La Covid-19 no solo mata gente. También tiene nefastos efectos colaterales en la preservación del  medio ambiente. La deforestación causada por los devastadores incendios de 2019 ha sido agudizada debido al impacto de la pandemia. Así, los gobiernos han apartado sus ojos del pulmón del mundo. Los procesos de monitoreo y control de las reservas forestales amazónicas se han  deteriorado debido a la falta de personal, transporte y recursos. Igualmente, compañías, inmigrantes, habitantes y ganaderos han incrementado la tala ilegal de bosques para el comercio de madera y la quema de árboles para extender las áreas cultivables. Los medios de comunicación tradicionales y las redes sociales cubren la pandemia, pero apenas mencionan la desforestación y otras acciones destructivas de la región.

Peor aún, los pueblos indígenas de las tierras bajas del Oriente, que han convivido por costumbre y por conocimiento con el bosque, están entre los más vulnerables por ambas amenazas: pandemia que los mata y  la degradación ambiental que acaba con sus territorios y culturas. Los incendios, a su vez, agudizan  las enfermedades respiratorias y la deforestación.  Increíblemente, el Decreto Supremo 3973 aprobado en el periodo de Evo Morales, que autorizó el uso de “quemas controladas” para ampliar el desmonte en los departamentos de Santa Cruz y Beni, sigue vigente con la total complicidad del actual gobierno de  Jeanine Añez. 

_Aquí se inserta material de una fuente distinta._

# nekStab/nekStab_next

Hardware: AMD Instinct MI355X
Metric: Arnoldi-step GB/s (achieved HBM) + Ritz-value rel-err, N=1e8 m=128 (higher is better)
Workload: dtype f64

## Files before the change

### include/nekkrylov.h

```cpp
#ifndef NEKKRYLOV_H
#define NEKKRYLOV_H

#include <stddef.h>
#include <stdint.h>

#ifdef __cplusplus
extern "C" {
#endif

#define NKV_ABI_VERSION 3

#define NKV_TILE 4096
#define NKV_MAX_COLS 1024
#define NKV_ROT_MAX_OUT 256

#define NKV_OK 0
#define NKV_EINVAL 1
#define NKV_EHIP 2
#define NKV_ENAN 3
#define NKV_ESHAPE 4
#define NKV_ECALLBACK 5
#define NKV_EBREAKDOWN 6

#define NKV_TIME 0x1u
#define NKV_ACCUMULATE 0x2u
#define NKV_OVERWRITE 0x4u
#define NKV_NORM2 0x8u
#define NKV_TIME_DOT 0x10u
#define NKV_X_IS_LAST 0x20u
#define NKV_MGS2 0x40u
#define NKV_CHECK_BREAKDOWN 0x80u
#define NKV_MGS_ICWY 0x100u
#define NKV_MGS_LAGGED 0x200u
#define NKV_SFD_MONITOR 0x400u
#define NKV_TDF_STORE 0x800u
#define NKV_BF_IMAG 0x1000u
#define NKV_BF_PERTURBATION 0x2000u

typedef struct nkv_layout {
    int64_t n_v;
    int64_t n_p;
    int64_t sv;
    int64_t sp;
    int64_t ld;
    int32_t n_wf;
    int32_t rank0;
} nkv_layout;

int nkv_abi_version(void);
int nkv_layout_init(nkv_layout* L, int ldim, int lx1, int lx2, int64_t nelv, int64_t nelt, int n_scalars,
                    int ifpo, int rank0);
const char* nkv_last_error(void);
int nkv_device_info(int* device, int* cu_count, int64_t* hbm_bytes, char* name, int name_len);
size_t nkv_workspace_bytes(const nkv_layout* L, int max_cols);
int nkv_check_status(void* ws, void* stream);

int nkv_zero(const nkv_layout* L, double* x, unsigned flags, void* stream);
int nkv_copy(const nkv_layout* L, double* dst, const double* src, unsigned flags, void* stream);
int nkv_scal(const nkv_layout* L, double* x, double alpha, unsigned flags, void* stream);
int nkv_axpby(const nkv_layout* L, double* x, double alpha, const double* y, double beta,
// ... 14 lines not shown
                     double* f, double* nrm2_dev, void* ws, unsigned flags, void* stream);
int nkv_block_update_dot(const nkv_layout* L, const double* w, const double* Q, int j, const double* h_dev,
                         double* f, double* hout_dev, void* ws, unsigned flags, void* stream);
int nkv_arnoldi_finish(const nkv_layout* L, const double* f, const double* nrm2_dev, double* q_out,
                       int j, const double* h1_dev, const double* h2_dev, double* hcol_dev,
                       unsigned flags, void* stream);

int nkv_combine(const nkv_layout* L, const double* Q, int k, const double* y_dev, double* out, unsigned flags,
                void* stream);
int nkv_normalize_store(const nkv_layout* L, const double* f, const double* nrm2_dev, double* q_next,
                        double* beta_dev, unsigned flags, void* stream);
int nkv_mgs2_step(const nkv_layout* L, const double* w, const double* Q, int j, double* f, double* q_out,
                  double* hcol_dev, void* ws, unsigned flags, void* stream);
int nkv_axpy_dot(const nkv_layout* L, const double* w, double* f, const double* alpha_dev, const double* qa,
                 const double* qb, double* out_dev, void* ws, unsigned flags, void* stream);

int nkv_block_dot2(const nkv_layout* L, const double* w, const double* Q, int j, const double* x,
                   const double* y, double* h_dev, void* ws, unsigned flags, void* stream);
int nkv_dcgs2_coef(int m, const double* hq_dev, const double* hw_dev, const double* nrm_prev_dev, double* H_dev,
                   int64_t ldh, double* coef_dev, void* ws, void* stream);
int nkv_dcgs2_update(const nkv_layout* L, const double* w, const double* Q, int m, const double* coef_dev,
                     double* qj, const double* win, double* fout, double* nrm2_dev, void* ws, unsigned flags,
                     void* stream);

int nkv_mgs_icwy_solve(int j, double* G, int64_t ldg, const double* grow, const double* b, double* x,
                       void* stream);

int nkv_gkl_coef(int side, int m, const double* hq_dev, const double* hw_dev, double* M_dev, int64_t ldm,
                 double* A_self, double* r_self, const double* A_other, const double* r_other, int64_t lda,
                 double* coef_dev, void* ws, void* stream);

typedef int (*nkv_matvec_fn)(void* user, const double* x, double* y, void* stream);
typedef int (*nkv_allreduce_fn)(void* user, double* buf, int n, void* stream);
size_t nkv_arnoldi_scratch_doubles(int m);
int nkv_arnoldi_dcgs2(const nkv_layout* L, const double* w, double* Q, int mstart, int mend, double* H_dev,
                      int64_t ldh, double* f, double* scratch_dev, void* ws, nkv_matvec_fn matvec, void* mv_user,
                      nkv_allreduce_fn allreduce, void* ar_user, unsigned flags, void* stream);

int nkv_gmres_dcgs2(const nkv_layout* L, const double* w, double* Q, int kmax, double beta, double tol2,
                    double* H_dev, int64_t ldh, double* f, double* scratch_dev, void* ws, nkv_matvec_fn matvec,
                    void* mv_user, nkv_allreduce_fn allreduce, void* ar_user, double* res_hist, int* k_out,
                    unsigned flags, void* stream);

int nkv_update_hessenberg(const nkv_layout* L, const double* w, const double* Q, int j, double* f, double* q_out,
                          double* hcol_dev, double* scratch_dev, void* ws, nkv_allreduce_fn allreduce, void* ar_user,
                          unsigned flags, void* stream);
// ... 129 lines not shown
```

### nekstab_next_amd/_lib.py

```python
from __future__ import annotations

import ctypes
import os
from ctypes import CFUNCTYPE, POINTER, Structure, c_char_p, c_double, c_int, c_int32, c_int64, c_size_t, c_uint, c_uint64, c_void_p

import torch

_HERE = os.path.dirname(os.path.abspath(__file__))
LIB_PATH = os.path.join(_HERE, "libnekkrylov.so")

NKV_ABI_VERSION = 3
NKV_TILE = 4096
NKV_MAX_COLS = 1024
NKV_ROT_MAX_OUT = 256
NKV_GS_MAX_FIELDS = 64
NKV_OK, NKV_EINVAL, NKV_EHIP, NKV_ENAN, NKV_ESHAPE, NKV_ECALLBACK, NKV_EBREAKDOWN = 0, 1, 2, 3, 4, 5, 6
NKV_TIME = 0x1
NKV_ACCUMULATE = 0x2
NKV_OVERWRITE = 0x4
NKV_NORM2 = 0x8
NKV_TIME_DOT = 0x10
NKV_X_IS_LAST = 0x20
NKV_MGS2 = 0x40
NKV_MGS_ICWY = 0x100
NKV_MGS_LAGGED = 0x200
NKV_CHECK_BREAKDOWN = 0x80
NKV_SFD_MONITOR = 0x400
NKV_TDF_STORE = 0x800
NKV_BF_IMAG = 0x1000
NKV_BF_PERTURBATION = 0x2000
(NKV_VC_VORTICITY, NKV_VC_LAMBDA2, NKV_VC_Q, NKV_VC_DELTA, NKV_VC_SWIRLING, NKV_VC_OMEGA, NKV_VC_SYMMETRIC,
 NKV_VC_ASSYMETRIC, NKV_VC_LAMBDA_CI, NKV_VC_COUNT) = range(10)


class NkvError(RuntimeError):

    def __init__(self, code: int, where: str, msg: str):
        super().__init__(f"{where}: status {code}: {msg}")
        self.code = code


class NkvNaNError(NkvError, FloatingPointError):
    """NaN detected in a dot product (reference aborts: core/nek_vectors.f90:108-111)."""


class NkvBreakdownError(NkvError):
    """NKV_CHECK_BREAKDOWN: a one-call factorisation reached an invariant subspace (include/nekkrylov.h)."""


class nkv_layout(Structure):
    _fields_ = [
        ("n_v", c_int64),
        ("n_p", c_int64),
# ... 13 lines not shown
_SIGNATURES = {
    "nkv_abi_version": (c_int, []),
    "nkv_layout_init": (c_int, [_L, c_int, c_int, c_int, c_int64, c_int64, c_int, c_int, c_int]),
    "nkv_last_error": (c_char_p, []),
    "nkv_device_info": (c_int, [POINTER(c_int), POINTER(c_int), POINTER(c_int64), c_char_p, c_int]),
    "nkv_workspace_bytes": (c_size_t, [_L, c_int]),
    "nkv_check_status": (c_int, [_P, _P]),
    "nkv_zero": (c_int, [_L, _P, c_uint, _P]),
    "nkv_copy": (c_int, [_L, _P, _P, c_uint, _P]),
    "nkv_scal": (c_int, [_L, _P, c_double, c_uint, _P]),
    "nkv_axpby": (c_int, [_L, _P, c_double, _P, c_double, c_uint, _P]),
    "nkv_sub3": (c_int, [_L, _P, _P, _P, c_uint, _P]),
    "nkv_axpy_dev": (c_int, [_L, _P, _P, c_double, _P, c_uint, _P]),
    "nkv_normalize_dev": (c_int, [_L, _P, _P, _P, c_uint, _P]),
    "nkv_dot": (c_int, [_L, _P, _P, _P, _P, _P, c_uint, _P]),
    "nkv_block_dot": (c_int, [_L, _P, _P, c_int, _P, _P, _P, c_uint, _P]),
    "nkv_block_update": (c_int, [_L, _P, _P, c_int, _P, _P, _P, _P, c_uint, _P]),
    "nkv_block_update_dot": (c_int, [_L, _P, _P, c_int, _P, _P, _P, _P, c_uint, _P]),
    "nkv_arnoldi_finish": (c_int, [_L, _P, _P, _P, c_int, _P, _P, _P, c_uint, _P]),
    "nkv_block_dot2": (c_int, [_L, _P, _P, c_int, _P, _P, _P, _P, c_uint, _P]),
    "nkv_dcgs2_coef": (c_int, [c_int, _P, _P, _P, _P, c_int64, _P, _P, _P]),
    "nkv_mgs_icwy_solve": (c_int, [c_int, _P, c_int64, _P, _P, _P, _P]),
    "nkv_dcgs2_update": (c_int, [_L, _P, _P, c_int, _P, _P, _P, _P, _P, _P, c_uint, _P]),
    "nkv_arnoldi_scratch_doubles": (c_size_t, [c_int]),
    "nkv_arnoldi_dcgs2": (c_int, [_L, _P, _P, c_int, c_int, _P, c_int64, _P, _P, _P, MATVEC_FN, _P, ALLREDUCE_FN, _P,
                                  c_uint, _P]),
    "nkv_update_hessenberg": (c_int, [_L, _P, _P, c_int, _P, _P, _P, _P, _P, ALLREDUCE_FN, _P, c_uint, _P]),
    "nkv_gmres_dcgs2": (c_int, [_L, _P, _P, c_int, c_double, c_double, _P, c_int64, _P, _P, _P, MATVEC_FN, _P,
                                ALLREDUCE_FN, _P, _P, _P, c_uint, _P]),
    "nkv_arnoldi_factorization": (c_int, [_L, _P, _P, c_int, c_int, _P, c_int64, _P, _P, _P, MATVEC_FN, _P,
                                          ALLREDUCE_FN, _P, c_uint, _P]),
    "nkv_combine": (c_int, [_L, _P, c_int, _P, _P, c_uint, _P]),
    "nkv_normalize_store": (c_int, [_L, _P, _P, _P, _P, c_uint, _P]),
    "nkv_mgs2_step": (c_int, [_L, _P, _P, c_int, _P, _P, _P, _P, c_uint, _P]),
    "nkv_axpy_dot": (c_int, [_L, _P, _P, _P, _P, _P, _P, _P, c_uint, _P]),
    "nkv_rotate": (c_int, [_L, _P, c_int, _P, c_int, _P]),
    "nkv_rotate_cols": (c_int, [_L, _P, c_int, _P, c_int, c_int, _P]),
    "nkv_op_diag": (c_int, [_L, _P, _P, _P, c_double, _P]),
    "nkv_op_rot2": (c_int, [_L, _P, _P, _P, _P, _P, c_int, _P]),
    "nkv_op_cdiag": (c_int, [_L, _P, _P, _P, _P, c_int, _P]),
    "nkv_fill_hash": (c_int, [_L, _P, c_uint64, c_int64, c_int64, _P]),
    "nkv_mth_rand_add": (c_int, [_L, c_int, c_int, c_int, c_int64, _P, _P, _P, c_double, c_double, c_double, _P, _P]),
    "nkv_group_average": (c_int, [c_int64, _P, _P, _P, _P]),
    "nkv_symmetric_seed": (c_int, [_L, _P, _P, c_double, _P, _P, _P, _P]),
    "nkv_gs_pack": (c_int, [c_int, POINTER(c_void_p), c_int64, c_int64, _P, c_int64, _P, _P]),
    "nkv_gs_average": (c_int, [c_int, POINTER(c_void_p), c_int64, c_int64, _P, _P, _P, c_int64, c_int, _P]),
# ... 87 lines not shown
```

### nekstab_next_amd/arnoldi.py

```python
from __future__ import annotations

import numpy as np
import torch

from . import _lib
from ._lib import NKV_NORM2, NKV_TIME, NKV_TIME_DOT, NKV_X_IS_LAST
from .operators import LinearOperator
from .vector import Basis, NekContext, NekVector


class HessenbergDev:

    def __init__(self, ctx: NekContext, k: int):
        self.ctx, self.k = ctx, k
        self.t = torch.zeros((k, k + 1), dtype=torch.float64, device=ctx.device)

    def col_ptr(self, c: int) -> int:
        return self.t[c].data_ptr()

    def download(self) -> np.ndarray:
        return np.asfortranarray(self.t.detach().cpu().numpy().T)

    def upload(self, H: np.ndarray) -> None:
        self.t.copy_(torch.as_tensor(np.ascontiguousarray(np.asarray(H, dtype=np.float64).T)).to(self.ctx.device))
# ... 60 lines not shown
    elif mode == "mgs2":
        ctx.call("nkv_dot", w, f.ptr, Q.col_ptr(0), h1[0:1].data_ptr(), ws, tf, st)
        ctx.comm.allreduce_(h1[0:1])
        fl = NKV_TIME | (NKV_TIME_DOT if tf else 0)
        for p, h in enumerate((h1, h2)):
            for i in range(j):
                last = i + 1 == j
                qn = Q.col_ptr(i + 1) if not last else (Q.col_ptr(0) if p == 0 else None)
                out = h[i + 1:i + 2] if not last else (h2[0:1] if p == 0 else nrm)
                ctx.call("nkv_axpy_dot", w, f.ptr, h[i:i + 1].data_ptr(), Q.col_ptr(i), qn, out.data_ptr(), ws, fl,
                         st)
                ctx.comm.allreduce_(out)
    else:
        raise ValueError(f"unknown orthogonalisation mode {mode!r}")
    if ctx.timer:
        ctx.timer.begin("finish")
    ctx.call("nkv_arnoldi_finish", f.ptr, nrm.data_ptr(), out_ptr, j, h1.data_ptr(), h2.data_ptr(),
             hcol_ptr, 0, st)
    if ctx.timer:
        ctx.timer.end("finish", 16.0 * ctx.layout.N)


def _dcgs2_step(ctx: NekContext, Q: Basis, Hd: HessenbergDev, j: int, f: NekVector, first: bool,
                nrm2: torch.Tensor | None = None) -> None:
    w, ws, st = ctx.w.data_ptr(), ctx.ws.data_ptr(), ctx.stream
    lay, tm = ctx.layout, ctx.timer
    tf = NKV_TIME if ctx.time_in_dot else 0
    m = j - 1
    h = ctx.hd[: 2 * j]
    hp, cp = h.data_ptr(), ctx.coef.data_ptr()
    u = Q.col_ptr(m)
    if tm:
        tm.begin("block_dot2")
    ctx.call("nkv_block_dot2", w, Q.ptr, j, u, f.ptr, hp, ws, tf | NKV_X_IS_LAST, st)
    if tm:
        tm.end("block_dot2", 8.0 * ((j - 1) * lay.N_w + 2 * lay.N_w + lay.n_v))
    ctx.comm.allreduce_(h)
    nprev = None if first else (nrm2.data_ptr() if nrm2 is not None else hp + 8 * m)
    ctx.call_nl("nkv_dcgs2_coef", m, hp, hp + 8 * j, nprev, Hd.t.data_ptr(), Hd.k + 1, cp, ws, st)
    if tm:
        tm.begin("dcgs2_update")
    ctx.call("nkv_dcgs2_update", w, Q.ptr, m, cp, u, f.ptr, Q.col_ptr(j), None if nrm2 is None else nrm2.data_ptr(),
             ws, NKV_TIME | (NKV_TIME_DOT if tf else 0), st)
    if tm:
        tm.end("dcgs2_update", 8.0 * (m * lay.N + 4 * lay.N) + (0.0 if nrm2 is None else 8.0 * lay.n_v))
    if nrm2 is not None:
        ctx.comm.allreduce_(nrm2)


def _dcgs2_close(ctx: NekContext, Q: Basis, Hd: HessenbergDev, m: int) -> None:
    w, ws, st = ctx.w.data_ptr(), ctx.ws.data_ptr(), ctx.stream
    lay, tm = ctx.layout, ctx.timer
    tf = NKV_TIME if ctx.time_in_dot else 0
    h, coef = ctx.hd[: m + 1], ctx.coef
    u = Q.col_ptr(m)
    if tm:
        tm.begin("block_dot")
    ctx.call("nkv_block_dot", w, Q.ptr, m + 1, u, h.data_ptr(), ws, tf, st)
    if tm:
        tm.end("block_dot", 8.0 * ((m + 1) * lay.N_w + lay.N_w + lay.n_v))
    ctx.comm.allreduce_(h)
    ctx.call_nl("nkv_dcgs2_coef", m, h.data_ptr(), None, h.data_ptr() + 8 * m, Hd.t.data_ptr(), Hd.k + 1,
                coef.data_ptr(), ws, st)
    if tm:
        tm.begin("block_update")
    ctx.call("nkv_block_update", w, Q.ptr, m, h.data_ptr(), u, None, ws, NKV_TIME, st)
    if tm:
        tm.end("block_update", 8.0 * (m * lay.N + 2 * lay.N))
    ctx.call("nkv_normalize_dev", u, coef[2 * m + 3:].data_ptr(), None, 0, st)


def _icwy_gram(ctx: NekContext, Q: Basis, mstart: int) -> torch.Tensor:
    ldg = ctx.max_cols + 1
    G = getattr(ctx, "_icwy_G", None)
    if G is None:
        G = ctx._icwy_G = torch.zeros((ldg, ldg), dtype=torch.float64, device=ctx.device)
    w, ws, st = ctx.w.data_ptr(), ctx.ws.data_ptr(), ctx.stream
    tf = NKV_TIME if ctx.time_in_dot else 0
    for i in range(1, mstart - 1):
        ctx.call("nkv_block_dot", w, Q.ptr, i, Q.col_ptr(i), G[i].data_ptr(), ws, tf, st)
        ctx.comm.allreduce_(G[i, :i])
    return G


def _icwy_step(ctx: NekContext, Q: Basis, Hd: HessenbergDev, j: int, f: NekVector, G: torch.Tensor) -> None:
    w, ws, st = ctx.w.data_ptr(), ctx.ws.data_ptr(), ctx.stream
    lay, tm = ctx.layout, ctx.timer
    tf = NKV_TIME if ctx.time_in_dot else 0
    ldg = G.shape[1]
    h = ctx.hd[: 2 * j]
    hp, gp = h.data_ptr(), G.data_ptr()
    h1, h2, nrm = ctx.h1[:j], ctx.h2[:j], ctx.scal[3:4]
# ... 138 lines not shown
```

Debido al papel ecológico y geopolítico de la gran Cuenca Amazónica, el mundo sigue pendiente de  su destrucción. No es casual que 30 instituciones inversionistas internacionales que en su conjunto valen más de 3. 7 trillones de dólares en activos y beneficios financieros han enviado una carta a las embajadas brasileñas en diferentes países, incluyendo Noruega, Japón  y los Estados Unidos, destacando los riesgos financieros, operatorios y regulatorios para sus negocios, si la desforestación continua y, mano a mano, la violación de los derechos comunitarios de los indígenas en Brasil. 

El columnista del Financial Times, Bryan Harris reporta desde Brasil que los inversores alertan al Estado Brasileño a que detenga la destrucción de la Amazonía porque el aumento de la desforestación eleva  la incertidumbre y riesgo para invertir o proveer servicios financieros a empresas brasileñas.

La carta relata los recientes pronunciamientos del Ministerio de Medio Ambiente brasileño, quien utiliza la crisis de la Covid-19 para disminuir las regulaciones medioambientales, la protección de territorios indígenas y los derechos humanos en Brasil. "Como instituciones financieras, nosotros reconocemos el papel crucial que los bosques tropicales juegan en el abordaje del cambio climático, la protección de la biodiversidad y el aseguramiento de los servicios del ecosistema", decían las empresas signatarias de la carta.

El llamado a la acción es una creciente preocupación de  los inversores globales, quienes podrían perder sus negocios con la economía más grande de América Latina por presión de sus propios accionistas, si la administración de Jair Bolsonaro fracasa en frenar la destrucción ambiental.

Las compañías cuyos negocios, operaciones brasileñas y cadenas de subministro están vinculadas a la deforestación enfrentan mayores dificultades en el acceso a los mercados de consumo e inversiones  internacionales. La carta señala que la deforestación en la selva amazónica ha alcanzado fuerza en Brasil desde la elección de Bolsonaro, quien apoya la apertura de las tierras protegidas y los territorios indígenas para la actividad comercial, de una forma poco planificada sin beneficios para sus habitantes.

Sostienen que este año, una inmensa  área de selva fue arrasada por traficantes ilegales, mineros no autorizados del oro y ganaderos que realizaban  quemas para establecer pastizales. Todos ellos se  aprovecharon de la circunstancias de confinamiento de las autoridades e instituciones durante la pandemia del coronavirus, para cortar los bosques.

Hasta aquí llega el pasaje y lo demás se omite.